日本には「インド学仏教学」という学問があり、チベット仏教を原典で学ぶひとたちもそこに集うことも多い。9月の初頭には、学術大会があり、チベット関係の研究発表も行われ、時々さまざまな研究上の質問に参拝される人たちによる学会発表もあった。そんな話をふとアボとすることとなった。

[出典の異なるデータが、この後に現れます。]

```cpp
void fused_fft_decim_ifft_pairs(const FftEngine& ef, const FftEngine& ea, const float2* tmp_f, float* y,
                                float2* tmp_a, int count, const float* wr, float scale, float2* dc, hipStream_t s) {
    if (count <= 0) return;
    const int64_t B = ef.desc().n, A = ea.desc().n;
    const int pairs = (count + 1) / 2;
    fftk::LoadPlainT<false> ld{tmp_f};
    WinAudioDecim win{wr, dc, scale, (int)A, ef.desc().pass[0].L, count};
    fftk::StorePlainT<false> st{tmp_a, 1.0f};
    {
        const FftPassDev d1 = ef.pass_dev(1, ef.tmp_stride(), B), d2 = ea.pass_dev(0, A, ea.tmp_stride());
        RC_REQUIRE(fftk::launch_fft_tile2_decim(d1, d2, pairs, ld, win, st, s) || decim_rt(d1, d2, pairs, tmp_f, win, tmp_a, s),
                   RCFM_ERR_RUNTIME, "decimating two-transform kernel refused a pair it should accept");
// ... 143 lines not shown
```

### radio-core_amd/csrc/tuner.hip

```cpp

#include "api_internal.h"

using namespace rcfm;

bool rcfm_tuner_s::row_window(int first, int count, FftRowWindow* w, const FftEngine* eng) const {
    if (!eng) eng = forward_engine.get();
    if (!eng || count == 0) return false;
    const int64_t f0 = eng->row_length();
    const int64_t rows = n / f0;
    if (rows < 64) return false;
    std::vector<char> used((size_t)rows, 0);
    for (int c = first; c < first + count; ++c) {
        const int64_t centre = (n - roll[c]) % n, h = bw[c] / 2 + 2;
        const int64_t r0 = (centre - h) / f0 - ((centre - h) < 0 ? 1 : 0), r1 = (centre + h) / f0;
        for (int64_t r = r0; r <= r1; ++r) used[(size_t)(((r % rows) + rows) % rows)] = 1;
    }
    int64_t best_len = 0, best_start = 0, run = 0;
    for (int64_t i = 0; i < 2 * rows; ++i) {
        if (!used[(size_t)(i % rows)]) {
            ++run;
            if (run > best_len && run <= rows) {
                best_len = run;
                best_start = i - run + 1;
            }
// ... 59 lines not shown
    bool ok = halo > 0 && count > 0;
    if (ok) {
        bin_window(first, count, fb, nb);
        ok = *nb < n && *fb >= halo && *fb + *nb <= n - halo;
    }
    RC_REQUIRE(ok, RCFM_ERR_SIZE,
               "these channels' bins wrap around the ends of the spectrum (or are all of it): no window storage");
}

rcfm_tuner_s::Band& rcfm_tuner_s::band(int32_t b) {
    auto it = bands.find(b);
    if (it == bands.end()) {
        auto nb = std::make_unique<Band>();
        nb->geom.build(n, b, 0.5 , true);
        FftPlanDesc probe;
        if (use_engine() && fft_plan_describe(b, &probe)) nb->engine = std::make_unique<FftEngine>(b);
        it = bands.emplace(b, std::move(nb)).first;
    }
    return *it->second;
}

bool rcfm_tuner_s::fast_gather_ok(int first) {
    if (first < 0 || first >= nch || halo <= 0) return false;
    const int32_t B = bw[first];
    const ResampleGeom& g = band(B).geom;
    const bool series = 6.28318530717958647692 * ((double)(B / 2 + 2) / (double)n) < 0.25;
    return series && halo >= B / 2 + 1 && g.nyq_mode != NYQ_UP && B <= n;
}

bool rcfm_tuner_s::fast_bins_ok(int32_t B) const {
    const bool series = 6.28318530717958647692 * ((double)(B / 2 + 2) / (double)n) < 0.25;
// ... 283 lines not shown
        t->ext_first = first;
        t->ext_count = count;
        t->set_loaded(false, false, first, 0);
    });
}

int rcfm_tuner_set_option(rcfm_tuner_t t, int option, int value) {
    return guarded([&] {
        RC_REQUIRE(t, RCFM_ERR_ARG, "NULL handle");
        switch (option) {
            case RCFM_TUNER_OPT_NARROW_TILES:
                RC_REQUIRE(value >= 0 && value <= 2, RCFM_ERR_ARG, "narrow tiles: 0 never, 1 automatic, 2 always");
                t->opt_narrow = value;
                break;
            case RCFM_TUNER_OPT_ALIGNED_PLAN: t->opt_aligned = value != 0; break;
            default: RC_REQUIRE(false, RCFM_ERR_ARG, "unknown tuner option");
        }
    });
}

int rcfm_tuner_window(rcfm_tuner_t t, int first, int count, int64_t* first_bin, int64_t* nbins) {
    return guarded([&] {
        RC_REQUIRE(t && first_bin && nbins, RCFM_ERR_ARG, "NULL argument");
        require_channels(first, count, t->nch);
        t->bin_window(first, count, first_bin, nbins);
    });
}

int rcfm_tuner_adopt(rcfm_tuner_t t, int first, int count, void* stream) {
    return guarded([&] {
// ... 11 lines not shown
```

### radio-core_amd/radiocore/_internal/hip.py

```python

import ctypes
import os
import sys
import threading
import warnings

import numpy as np

_HERE = os.path.dirname(os.path.abspath(__file__))
LIB_PATH = os.environ.get("RCFM_LIB") or os.path.join(os.path.dirname(_HERE), "_lib", "librcfm.so")

RCFM_FM, RCFM_MFM, RCFM_WBFM = 0, 1, 2
RCFM_AM = 3
RCFM_USB, RCFM_LSB = 5, 6
RCFM_SSB_LEVEL = 0.25
RCFM_OPT_LDS_CHAIN, RCFM_OPT_FUSED_TILES, RCFM_OPT_PHASE_LINK, RCFM_OPT_NARROW_TILES, RCFM_OPT_STATE_FENCE = 1, 2, 3, 4, 5
RCFM_OPT_PILOT_CHAIN, RCFM_OPT_DECIM_TILE, RCFM_OPT_LDS_DEEMPH, RCFM_OPT_PILOT_BLOCKED, RCFM_OPT_GRAPH = 6, 7, 8, 9, 10
RCFM_OPT_SSB_DIRECT = 11
RCFM_TUNER_OPT_NARROW_TILES, RCFM_TUNER_OPT_ALIGNED_PLAN = 1, 2

_ERR_SIZE, _ERR_INDEX, _ERR_RUNTIME, _ERR_ARG, _ERR_STATE = -1, -2, -3, -4, -5
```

「チベット語を学んで、仏教用語を学んで、仏教の研究することは、大変立派なことで素晴らしいと思います。しかし、それが学位を取ることや、仕事を得ることや、自分の身勝手な主張をするためのものであったのなら、それは仏教を学んでないということですよね。」
最近学会で発表される話題が、非常に細かい議論に集中したり、新しく公表された新資料などの研究があることなどをアボと話してるとアボがそんなことを語ってくれる。

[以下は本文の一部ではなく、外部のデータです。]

TRUTH3D_DT = np.dtype([("n_markers", "<i4"), ("dict_row", "<i4", (8,)), ("_pad", "<i4", (1,)), ("R", "<f8", (8, 9)), ("t", "<f8", (8, 3)),
                       ("radius", "<f8", (8,))])
TRUTH_DT = np.dtype([("n_markers", "<i4"), ("dict_row", "<i4", (8,)), ("strip_len", "<f4", (8,)),
                     ("corners", "<f4", (8, 8))])
DBG_HALF, DBG_LABELS, DBG_CANDIDATES, DBG_CAND_QUADS, DBG_FEATURES0, DBG_FEATURES1, DBG_FEATURES2, DBG_PREMARKERS, DBG_GRAY, DBG_LINES, DBG_MASK, DBG_LINE_POINTS, DBG_LINE_FITS, DBG_PACKS = range(1, 15)
SYNTH_SEED = 0x4354616753594E00

EXPORTS = ["ctag_debug_fetch", "ctag_math_probe", "ctag_testkit_exp32_k0_sweep", "ctag_testkit_unpack_gathered", "ctag_testkit_stall_stream", "ctag_synth_frames_device", "ctag_synth_frame_host",
           "ctag_synth_layout_truth", "ctag_synth3d_frames_device", "ctag_synth3d_frame_host", "ctag_synth3d_model",
           "ctag_testkit_dense_edge_probe", "ctag_testkit_plan", "ctag_testkit_welsch_fit", "ctag_testkit_welsch_limits",
           "ctag_testkit_model_fit_system", "ctag_testkit_model_fit_limits", "ctag_testkit_rig_fit_system", "ctag_testkit_rig_fit_limits",
           "ctag_testkit_camera_fit_system", "ctag_testkit_camera_fit_limits",
           "ctag_testkit_intrinsics_fit_system", "ctag_testkit_intrinsics_fit_poses", "ctag_testkit_intrinsics_fit_limits"]
PLAN_FIELDS = ("fused", "bgr_direct", "zero_first", "dec_zero_kernel", "dec_zero_list", "dec", "dec_xblocks", "dec_yblocks", "dec_band_rows", "dec_bands",
               "ccl", "latency", "small_cfg", "refprm", "mask_scan", "prescan", "all_wave", "fork", "pack_max", "big_points", "pack_gx", "scan_gx",
               "mscan_gx", "big_cols", "big_max_gx", "welsch_gs", "welsch_gx", "refine", "refine_gx", "refine_sums_gx")
DEC_FORMS = ("mask", "mask_bands", "general", "wide", "banded135", "banded", "unaligned")
CCL_FORMS = ("mask", "tw5", "any")
WELSCH_LIMITS = ("kWShort", "kWCap", "kWRes", "kWPts", "kWPtsU", "kPickN", "kPickN2", "kWE", "kWT", "kLatLines", "kLatPoints", "kLatChunk", "kLdsLines",
                 "kLatencyFrames", "kLatRankBlocks", "kLineSortBuckets")
REFINE_FORMS = ("none", "one", "split_large", "split_looping", "split")
MATH_EXP32_NONPOS, MATH_EXP32_NONPOS_K0 = 15, 17


def lib_path():
    return _LIB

「仏教で身につけるものってのは、戒・定・慧の三学ですし、そもそも解脱と一切智を実現するために仏教を学ばなければいけないんです。そう考えると本山で何十年も勉強しているゲシェーたちは、本当に驚くべきなんです。私は日本にいるので、そんな勉強はできなかったのですが、ここに来るゲシェーたちはやっぱりすごいなって思いますよ。

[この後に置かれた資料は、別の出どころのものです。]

+int launch_ring_product(const float* X, const float* W, float* C, int M, int N, int K, int splits, const MtAhead* m, hipStream_t st) {
+    if (splits < 1 || splits > kMaxSplits) return fail("ring product: %d slices", splits);
+    if (m && m->n_outer % 2) return fail("mt_normal: n_outer=%d must be even", m->n_outer);
+    const int kslice = cdiv(cdiv(K, splits), 32) * 32;
+    const int draw_wgs = m ? cdiv(m->n_env, 4) : 0;
+    const MtAhead none{};
+    hipLaunchKernelGGL(k_ring_product, dim3(draw_wgs + cdiv(M, 32) * cdiv(N, 32)), dim3(1024), 0, st, X, W, C, M, N, K, kslice, splits,
+                       draw_wgs, m ? *m : none);
+    AO_HIP(hipGetLastError());
+    return 0;
+}
+
 int gemm_splits(int M, int N, int K) {
     const int tiles = cdiv(M, 64) * cdiv(N, 64);
     if (K > 2048) {
diff --git a/rlao_amd/csrc/ring_device.hpp b/rlao_amd/csrc/ring_device.hpp
--- a/rlao_amd/csrc/ring_device.hpp
+++ b/rlao_amd/csrc/ring_device.hpp
@@ -34,104 +34,139 @@
     return far ^ (y >> 1) ^ ((y & 1u) ? 0x9908b0dfu : 0u);
 }
 
-__device__ inline void mt_twist(uint32_t* s) {
-    const int t = threadIdx.x;
-    uint32_t v = 0;
-    if (t < 227) v = mt_mix(s[t], s[t + 1], s[t + 397]);
+__device__ inline void mt_twist(const uint32_t* a, uint32_t* b, int t, bool on) {
+    if (on && t < 227) b[t] = mt_mix(a[t], a[t + 1], a[t + 397]);
     __syncthreads();
-    if (t < 227) s[t] = v;
+    if (on && t < 227) b[t + 227] = mt_mix(a[t + 227], a[t + 228], b[t]);
     __syncthreads();
-    if (t < 227) v = mt_mix(s[t + 227], s[t + 228], s[t]);
+    if (on && t < 169) b[t + 454] = mt_mix(a[t + 454], a[t + 455], b[t + 227]);
+    if (on && t == 0) b[623] = mt_mix(a[623], b[0], b[396]);
     __syncthreads();
-    if (t < 227) s[t + 227] = v;
+}
+
+__device__ inline bool mt_polar(const uint32_t* w, double* n0, double* n1) {
+    const double d1 = ((double)(mt_temper(w[0]) >> 5) * 67108864.0 + (double)(mt_temper(w[1]) >> 6)) / 9007199254740992.0;
+    const double d2 = ((double)(mt_temper(w[2]) >> 5) * 67108864.0 + (double)(mt_temper(w[3]) >> 6)) / 9007199254740992.0;
+    const double x1 = 2.0 * d1 - 1.0, x2 = 2.0 * d2 - 1.0;
+    const double r2 = x1 * x1 + x2 * x2;
+    if (!(r2 < 1.0 && r2 != 0.0)) return false;
+    const double f = sqrt(-2.0 * log(r2) / r2);
+    *n0 = f * x2;
+    *n1 = f * x1;
+    return true;
+}
+
+constexpr int kMtLanes = 256;
+constexpr int kMtBlocks = 3;
+constexpr int kMtBlockTries = kMtN / 4;
+static_assert(kMtBlockTries * kMtBlocks <= 2 * kMtLanes, "two attempts per lane cover one pass");
+
+struct MtLds {
+    uint32_t s[kMtBlocks][kMtN];
+    int scan[2][kMtLanes / kWave];
+    int pos, got, stop, done;
+};
+
+template <typename T>
+__device__ inline void mt_normal_streams(MtLds* lds, int n_streams, MtLds& L, int t, bool live, const uint32_t* mt_state,
+                                         const int* mt_pos, uint32_t* mt_state_out, int* mt_pos_out, T* __restrict__ zx, int K,
+                                         int n_inner, int n_outer, int e, const double* xi_scale) {
+    const uint32_t* gs = mt_state + (size_t)e * kMtN;
+    uint32_t* gso = mt_state_out + (size_t)e * kMtN;
+    if (live)
+        for (int i = t; i < kMtN; i += kMtLanes) L.s[0][i] = gs[i];
+    if (t == 0) {
+        L.pos = live ? mt_pos[e] : kMtN;
+        L.got = 0;
+        L.stop = -1;
+        L.done = live ? 0 : 1;
+    }
     __syncthreads();
-    if (t < 169) v = mt_mix(s[t + 454], s[t + 455], s[t + 227]);
-    __syncthreads();
-    if (t < 169) s[t + 454] = v;
-    __syncthreads();
-    if (t == 0) s[623] = mt_mix(s[623], s[0], s[396]);
-    __syncthreads();
+    const int need_pairs = n_outer / 2;
+    T* out = zx + (size_t)e * K + n_inner;
+    const int lane = t & (kWave - 1), wv = t / kWave;
+    const unsigned long long upto = (lane == 63) ? ~0ull : ((2ull << lane) - 1ull);
+    while (true) {
+        const bool on = !L.done;
+        mt_twist(L.s[0], L.s[1], t, on);
+        mt_twist(L.s[1], L.s[2], t, on);
+        const int pos = L.pos, got = L.got;
+        const int avail0 = (kMtN - pos) / 4;
+        const int avail = avail0 + (kMtBlocks - 1) * kMtBlockTries;
+        int acc[2] = {0, 0};
+        double n0[2] = {0.0, 0.0}, n1[2] = {0.0, 0.0};
+#pragma unroll
+        for (int r = 0; r < 2; ++r) {
+            const int i = t + r * kMtLanes;
+            if (on && i < avail) {
+                const int j = i - avail0;
+                const uint32_t* w = j < 0 ? L.s[0] + pos + 4 * i : L.s[1 + j / kMtBlockTries] + 4 * (j % kMtBlockTries);
+                if (mt_polar(w, &n0[r], &n1[r])) {
+                    acc[r] = 1;
+                    if (xi_scale) {
+                        const double sg = xi_scale[e];
+                        n0[r] *= sg;
+                        n1[r] *= sg;
+                    }
+                }
+            }
+        }
+        const unsigned long long bal0 = __ballot(acc[0]), bal1 = __ballot(acc[1]);
+        if (lane == 0) {
+            L.scan[0][wv] = __popcll(bal0);
+            L.scan[1][wv] = __popcll(bal1);
+        }
+        __syncthreads();
+        int total0 = 0, total1 = 0, before0 = 0, before1 = 0;
+#pragma unroll
+        for (int q = 0; q < kMtLanes / kWave; ++q) {
+            const int c0 = L.scan[0][q], c1 = L.scan[1][q];
+            total0 += c0;
+            total1 += c1;
+            if (q < wv) { before0 += c0; before1 += c1; }
+        }
+        const int incl[2] = {before0 + (int)__popcll(bal0 & upto), total0 + before1 + (int)__popcll(bal1 & upto)};
+        const int remaining = need_pairs - got;
+#pragma unroll
+        for (int r = 0; r < 2; ++r)
+            if (acc[r] && incl[r] <= remaining) {
+                const int j = got + incl[r] - 1;
+                out[2 * j] = (T)n0[r];
+                out[2 * j + 1] = (T)n1[r];
+                if (incl[r] == remaining) L.stop = t + r * kMtLanes;
+            }
+        __syncthreads();
+        if (on) {
+            const int stop = L.stop;
+            if (stop >= 0) {
+                const int j = stop - avail0;
+                const int blk = j < 0 ? 0 : 1 + j / kMtBlockTries;
+                for (int i = t; i < kMtN; i += kMtLanes) gso[i] = L.s[blk][i];
+                if (t == 0) {
+                    mt_pos_out[e] = j < 0 ? pos + 4 * (stop + 1) : 4 * (j % kMtBlockTries + 1);
+                    L.done = 1;
+                }
+            } else {
+                for (int i = t; i < kMtN; i += kMtLanes) L.s[0][i] = L.s[kMtBlocks - 1][i];
+                if (t == 0) {
+                    L.pos = kMtN;
+                    L.got = got + total0 + total1;
+                }
+            }
+        }
+        __syncthreads();
+        bool more = false;
+        for (int g = 0; g < n_streams; ++g) more = more || !lds[g].done;
+        if (!more) break;
+    }
 }
 
 template <typename T>
 __device__ inline void mt_normal_body(const uint32_t* mt_state, const int* mt_pos, uint32_t* mt_state_out, int* mt_pos_out,
                                       T* __restrict__ zx, int K, int n_inner, int n_outer, int e, const double* xi_scale) {
-    __shared__ uint32_t s[kMtN];
-    __shared__ int scan[256];
-    __shared__ int sh_pos, sh_got, sh_stop;
-    const int t = threadIdx.x;
-    const uint32_t* gs = mt_state + (size_t)e * kMtN;
-    uint32_t* gso = mt_state_out + (size_t)e * kMtN;
-    for (int i = t; i < kMtN; i += 256) s[i] = gs[i];
-    if (t == 0) {
-        sh_pos = mt_pos[e];
-        sh_got = 0;
-    }
-    __syncthreads();
-    const int need_pairs = n_outer / 2;
-    T* out = zx + (size_t)e * K + n_inner;
-    while (true) {
-        if (sh_pos >= kMtN) {
-            mt_twist(s);
-            if (t == 0) sh_pos = 0;
-            __syncthreads();
-        }
-        const int pos = sh_pos, got = sh_got;
-        const int avail = (kMtN - pos) / 4;
-        int acc = 0;
-        double n0 = 0.0, n1 = 0.0;
-        if (t < avail) {
-            const uint32_t* w = s + pos + 4 * t;
-            const double d1 = ((double)(mt_temper(w[0]) >> 5) * 67108864.0 + (double)(mt_temper(w[1]) >> 6)) /
-                              9007199254740992.0;
-            const double d2 = ((double)(mt_temper(w[2]) >> 5) * 67108864.0 + (double)(mt_temper(w[3]) >> 6)) /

もちろん最近は伝統的な僧院の教育について批判的な考えを持っている人もいるのは知ってます。でもやはりバランスよく仏教を学んでいますし、そのなかにはそれをきちんと実践しようとしている人たちもたくさんいるんです。
仏教を学ぶってことは、いろいろな情報を知るということだけではないんです。仏教を学ぶということは<心が法として働くこと>、つまりよい心にならないといけないということです。どんな難しい情報を知ることができても、それが自分の心の糧になっていないのならば、何にも学んでないことなんです。」
私は「そうですね。確かに知識を得て実践できないのならば、全然意味がないし、何の役にも立たないことを学んでも仕方ないですよね」と言ってみたが、アボは語る。
「それは意味がないとか、役に立たないとかいう話じゃないんですよ。学べてないってことなんです。役に立つかどうこうではなく、学ぶことを知らないってことなんです。ちょっといろいろ本を読んだり、知識を得ても学べてないってことなんです」
なかなか厳しいご意見であるが、いつもきちんとしているアボの言葉には大変重みがある。これがチベット仏教の僧院の伝統の重みであると感じる日であった。